__Your goal__
Filter the entries below, keeping every line that has the word "join".

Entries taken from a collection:
━━━━━━━━━━━━━━━━━━━━

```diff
+                               "--targets=hipv4-amdgcn-amd-amdhsa--gfx950"])
+        dis = subprocess.run([os.path.join(LLVM, "llvm-objdump"), "-d", "--no-show-raw-insn", co], capture_output=True, text=True, check=True).stdout
+        notes = subprocess.run([os.path.join(LLVM, "llvm-readelf"), "--notes", co], capture_output=True, text=True, check=True).stdout
+    demangle = lambda names: subprocess.run(["c++filt"] + names, capture_output=True, text=True, check=True).stdout.split("\n")
+    meta = {}
+    for block in notes.split("- .agpr_count:")[1:]:
+        get = lambda key: (re.search(r"\.%s:\s*(\S+)" % key, block) or [None, "?"])[1]
+        meta[get("name")] = (get("vgpr_count"), get("sgpr_count"), get("group_segment_fixed_size"), get("vgpr_spill_count"), get("sgpr_spill_count"))
+    counts, cur = {}, None
+    for line in dis.split("\n"):
+        m = re.match(r"^[0-9a-f]+ <(\S+)>:", line)
+        if m:
+            cur = counts.setdefault(m.group(1), collections.Counter())
+            continue
+        t = line.strip().split()
+        if cur is None or not t or not re.match(r"^[a-z]", t[0]):
+            continue
+        op = t[0]
+        cur["VALU" if op.startswith("v_") else "SALU" if op.startswith("s_") else "other"] += 1
+        for key in ("s_cbranch_execz", "s_and_saveexec", "v_readlane", "v_writelane", "v_mad_u64_u32", "v_mov_b32", "v_cndmask_b32", "v_div_scale_f64"):
+            if op.startswith(key):
+                cur[key] += 1
+    names = [n for n in counts if n in meta]
+    for name, nice in zip(names, demangle(names)):
+        if pattern not in nice:
+            continue
+        c, (vgpr, sgpr, lds, vspill, sspill) = counts[name], meta[name]
+        print(nice)
+        print("  VALU %d  SALU %d  s_cbranch_execz %d  s_and_saveexec %d  v_readlane %d  v_writelane %d  v_mad_u64_u32 %d  v_mov_b32 %d  "
+              "v_cndmask_b32 %d  v_div_scale_f64 %d" % (c["VALU"], c["SALU"], c["s_cbranch_execz"], c["s_and_saveexec"], c["v_readlane"], c["v_writelane"],
+                                                       c["v_mad_u64_u32"], c["v_mov_b32"], c["v_cndmask_b32"], c["v_div_scale_f64"]))
+        print("  VGPRs %s  SGPRs %s  LDS %s bytes  spilled VGPRs %s  spilled SGPRs %s" % (vgpr, sgpr, lds, vspill, sspill))
+
+
+if __name__ == "__main__":
+    main()
```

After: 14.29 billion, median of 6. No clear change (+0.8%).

━━━━━━━━━━━━━━━━━━━━

__Solution for this problem__
+        dis = subprocess.run([os.path.join(LLVM, "llvm-objdump"), "-d", "--no-show-raw-insn", co], capture_output=True, text=True, check=True).stdout
+        notes = subprocess.run([os.path.join(LLVM, "llvm-readelf"), "--notes", co], capture_output=True, text=True, check=True).stdout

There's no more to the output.